Repeat the analysis for another molecule

# rivaroxaban
m2 = Chem.MolFromSmiles('O=C(NC[C@H]1CN(c2ccc(N3CCOCC3=O)cc2)C(=O)O1)c1ccc(Cl)s1')
m2

mh2 = Chem.AddHs(m2)
rdDistGeom.EmbedMultipleConfs(mh2,50,params)
mh2_mmff = Chem.Mol(mh2)
optRes = rdForceFieldHelpers.MMFFOptimizeMoleculeConfs(mh2_mmff,maxIters=500)
for i,needsMore in enumerate(optRes):
    while needsMore:
        needsMore = rdForceFieldHelpers.MMFFOptimizeMolecule(mh2_mmff,maxIters=500,confId=i)
eres,charges2 = runEHT(mh2)
eres,mmff_charges2 = runEHT(mh2_mmff)
plt.figure(figsize=(18,12))
plt.violinplot(charges2);
plt.title("ETKDG");
plt.xlabel('atom ID');
plt.ylabel("partial charge");

Less variability than we had with the ETKDG conformers of imatinib, but there is still some.

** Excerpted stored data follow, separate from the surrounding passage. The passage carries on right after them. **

# samyak0210/ViNet

Hardware: AMD Instinct MI355X
Metric: clips/sec training (32x224x384 bf16) (higher is better)
Workload: dtype bf16; 1 GPU; ViNet DHF1K training, 32x224x384 bf16, 192 clip(s)/GPU/step, kldiv + fused Adam, 1xMI355X; global_batch=192, local_batch=192, parallelism=dp1

## Files before the change

vinet_amd/csrc/options.h:

```cpp
#pragma once
#define VN_OPTIONS(VN_OPT) \
  VN_OPT(dma,          1, "LDS-DMA conv kernel (conv_dma) where legal; 0 = the register-staged kernel") \
  VN_OPT(dma3,         1, "LDS-DMA kernel for the split-bf16 form (conv_dma3); 0 = the register-staged kernel") \
  VN_OPT(pp,           1, "256x256x64 ping-pong conv kernel: 0 off, 1 heuristic, 2 force, 3 / 4 force the 256- / 192-wide shape") \
  VN_OPT(pp_pw_kt,     8, "ping-pong kernel on pointwise layers from this many K tiles of 64 (16 = as for every other layer)") \
  VN_OPT(pw,           1, "pointwise streaming kernel (conv_pw) for 1x1x1 convs and their data gradients: 0 off, 1 heuristic, 2 also on small grids (tests)") \
  VN_OPT(pw_maxtn,     4, "pointwise kernel: at most this many column tiles (each re-reads x)") \
  VN_OPT(ht,           1, "halo-tile conv kernels (conv_ht): 0 off, 1 heuristic, 2 every eligible conv (tests)") \
  VN_OPT(ht3,          1, "halo-tile kernels for the split-bf16 form; 0 = conv_dma3 everywhere") \
  VN_OPT(ht_minhw,     28 * 48, "halo tiles, spatial mode: smallest H x W the heuristic takes") \
  VN_OPT(ht_t,         1, "temporal mode of the halo-tile kernel for (3,1,1) / stride-1 convs; 0 off") \
  VN_OPT(ht_t_minhw,   14 * 24, "halo tiles, temporal mode: smallest H x W the heuristic takes") \
  VN_OPT(ht_pre,       0, "halo tiles, spatial mode, on inputs with a pending BatchNorm + ReLU: 1 on") \
  VN_OPT(conv_hs,      1, "strip-streaming kernel of the folded stem (conv_hs): 0 off, 1 heuristic, 2 every eligible shape (tests)") \
  VN_OPT(conv_hs_segs, 1, "conv_hs: row segments for launches on small grids; 0 = whole strips only") \
  VN_OPT(conv_ts,      1, "frame-streaming temporal 64 -> 64 kernels (conv_ts, conv_tsd): 0 off, 1 heuristic, 2 every eligible shape (tests)") \
  VN_OPT(conv_ts_segs, 1, "conv_ts: frame segments for launches on small grids; 0 = whole patches only") \
  VN_OPT(splitk,       1, "split-K on grids that cannot fill the chip: 0 off, 1 on, n >= 2 = minimum K chunks (of 32) per split") \
  VN_OPT(sk_tile,      7, "tiles of long-K small-grid convs whose caller lends split-K scratch: bit 0 128x192, bit 1 128x128, bit 2 / 3 128x64 / 256x64") \
  VN_OPT(n64_tile,     0, "tuning: 64-wide layers on 128x64 (1) or 64x64 (2) tiles instead of 256x64") \
  VN_OPT(n64_kmax,     64, "64-wide outputs: 128-row tiles up to this many K steps of 32 (0 = never)") \
  VN_OPT(n128_tile,    0, "tuning: 128-wide layers on 128x128 (1) or 64x128 (2) tiles instead of 256x128") \
  VN_OPT(n128_kmax,    64, "128-wide outputs: 128-row tiles up to this many K steps of 32 (0 = never)") \
  VN_OPT(n192_tile,    1, "128x192 tiles for N % 192 == 0 instead of 256x96: 0 off, 1 heuristic, 2 also on small grids (tests)") \
  VN_OPT(tperm,        0, "t-fastest M-tile order (L2 reuse across temporal taps): 1 on") \
  VN_OPT(epi_rows,     0, "conv epilogue stores whole rows through a wave-private LDS image: 1 on (-DVINET_EXPERIMENTS builds only)") \
  VN_OPT(bnb_epi,      1, "BatchNorm-backward partial sums out of the shared conv epilogue; 0 = only the fused temporal data gradient") \
  VN_OPT(wgrad_dma,    1, "LDS-DMA multi-tap weight-gradient kernel where legal; 0 = the register-staged kernel") \
  VN_OPT(wgrad_tg,     0, "tuning: taps per group in the LDS-DMA weight gradient (0 = heuristic)") \
  VN_OPT(wgrad_tr,     1, "hardware transpose reads in the register-staged weight gradient; 0 = scalar LDS reads") \
  VN_OPT(wgrad_pp,     1, "256x256x64 ping-pong weight gradient: 0 off, 1 heuristic, 2 force, 3 / 4 force the 256- / 192-row tile") \
  VN_OPT(wgrad_pp_cap, 1, "the ping-pong weight gradient honours VinetWgradDesc::max_cus; 0 = always the whole chip") \
  VN_OPT(wgrad_ts,     1, "frame-streaming weight gradient of temporal 64 -> 64 convs: 0 off, 1 heuristic, 2 every eligible shape (tests)") \
  VN_OPT(wgrad_ts_cap, 0, "the frame-streaming weight gradient honours VinetWgradDesc::max_cus: 1 on") \
  VN_OPT(wgrad_hs,     1, "strip-streaming weight gradient of the folded stem: 0 off, 1 heuristic, 2 every eligible shape (tests)") \
  VN_OPT(wgrad_rs,     1, "row-streaming weight gradient of 1x3x3 convs: 0 off, 1 heuristic, 2 every eligible shape (tests)") \
  VN_OPT(wgrad_rs4,    1, "row-streaming weight gradient: the four-wave form for W = 24, 48, 32, 64, 96; 0 = the eight-wave kernels") \
  VN_OPT(wgrad_tf,     1, "temporal-tap weight gradient (wgrad_tf): 0 off, 1 heuristic, 2 every eligible shape (tests)") \
  VN_OPT(wgrad_skinny, 1, "weight gradient of pointwise convs with 8 output channels: 0 off, 1 heuristic, 2 every eligible shape (tests)") \
  VN_OPT(bn_lean,      1, "register-lean bf16 BatchNorm-backward kernels: 0 = the generic 8-channel forms, 2 = a -DVINET_EXPERIMENTS variant") \
  VN_OPT(bn_rows,      1024, "cap on the workgroups (= partial rows) of a channel reduction (clamped to >= 1)") \
  VN_OPT(reduce_il,    1, "channel reductions: blocks interleave rounds over one window; 0 = one contiguous range per block") \
  VN_OPT(reduce_small, 1, "tensors of <= 64 voxels take channel_reduce_small_kernel; 0 off") \
  VN_OPT(pack_tiled,   1, "LDS-tiled multi-tensor pack / unpack; 0 = the element-wise kernels") \
  VN_OPT(pool_lds,     1, "LDS halo-tile 3x3x3/s1 max-pool forward (C % 64 == 0): 0 off, 1 large tensors, 2 always") \
  VN_OPT(pool_pk,      1, "bf16: packed 32-bit-key form of the LDS halo-tile pool; 0 = the fp32-compare kernel") \
  VN_OPT(pool_twalk,   1, "T-walking 3x3x3/s1 max-pool backward: 0 off, 1 large tensors, 2 always (any value above 3 too), 3 conditional-load form.  The forward's 8-channel T-walking kernel (kT 3, sT 1) reads it too: >= 2 forces it on small tensors, 0 does NOT switch it off") \
  VN_OPT(pool_blk,     1, "strided max-pool backward per 2x2 input block; 0 off") \
  VN_OPT(up_blk,       1, "8-channel upsample kernels (forward per 2x2 output block); 0 off") \
  VN_OPT(auc_ws,       0, "AUC-Judd sorts and counts in the caller's workspace whatever the number of fixations: 1 on (tests); 0 = in LDS up to 4096 fixations") \
  VN_OPT(sauc_ws,      0, "shuffled AUC reads the other-fixation list from the caller's workspace whatever its length: 1 on (tests); 0 = staged in LDS up to 8192 locations")
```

This almost entirely vanishes when using the MMFF-optimized conformers:

plt.figure(figsize=(18,12))
plt.violinplot(mmff_charges2);
plt.title("MMFF");
plt.xlabel('atom ID');
plt.ylabel("partial charge");

Confirm again that the MMFF conformers actually different:

rmsds = []
cp1 = Chem.RemoveHs(mh2_mmff)
cp2 = Chem.RemoveHs(mh2_mmff)
for i in range(mh2_mmff.GetNumConformers()):
    for j in range(i+1,mh2_mmff.GetNumConformers()):
        rmsds.append(rdMolAlign.GetBestRMS(cp1,cp2,prbId=i,refId=j))
plt.figure(figsize=(12,6))
plt.hist(rmsds,bins=20);
plt.xlabel('RMSD');

They are.

Performance

How long does it take to do this analysis?

Start by looking at the time required to generate a conformer:

tempM = Chem.Mol(mh2)
%timeit _ = rdDistGeom.EmbedMolecule(tempM,params)
22 ms ± 164 μs per loop (mean ± std. dev. of 7 runs, 10 loops each)

Or to generate a conformer and MMFF minimize it:

%timeit _ = rdDistGeom.EmbedMolecule(tempM,params);rdForceFieldHelpers.MMFFOptimizeMolecule(tempM,maxIters=500)
40.3 ms ± 391 μs per loop (mean ± std. dev. of 7 runs, 10 loops each)

Do the eHT calculation:

%timeit _ = rdEHTTools.RunMol(tempM)
19.4 ms ± 51.5 μs per loop (mean ± std. dev. of 7 runs, 10 loops each)

So we can generate a conformer for rivaroxaban, MMFF minimize it, and then do the eHT calculation to get, for example, partial charges (remember these don’t seem to change that much across MMFF conformers) in about 60ms. Not bad!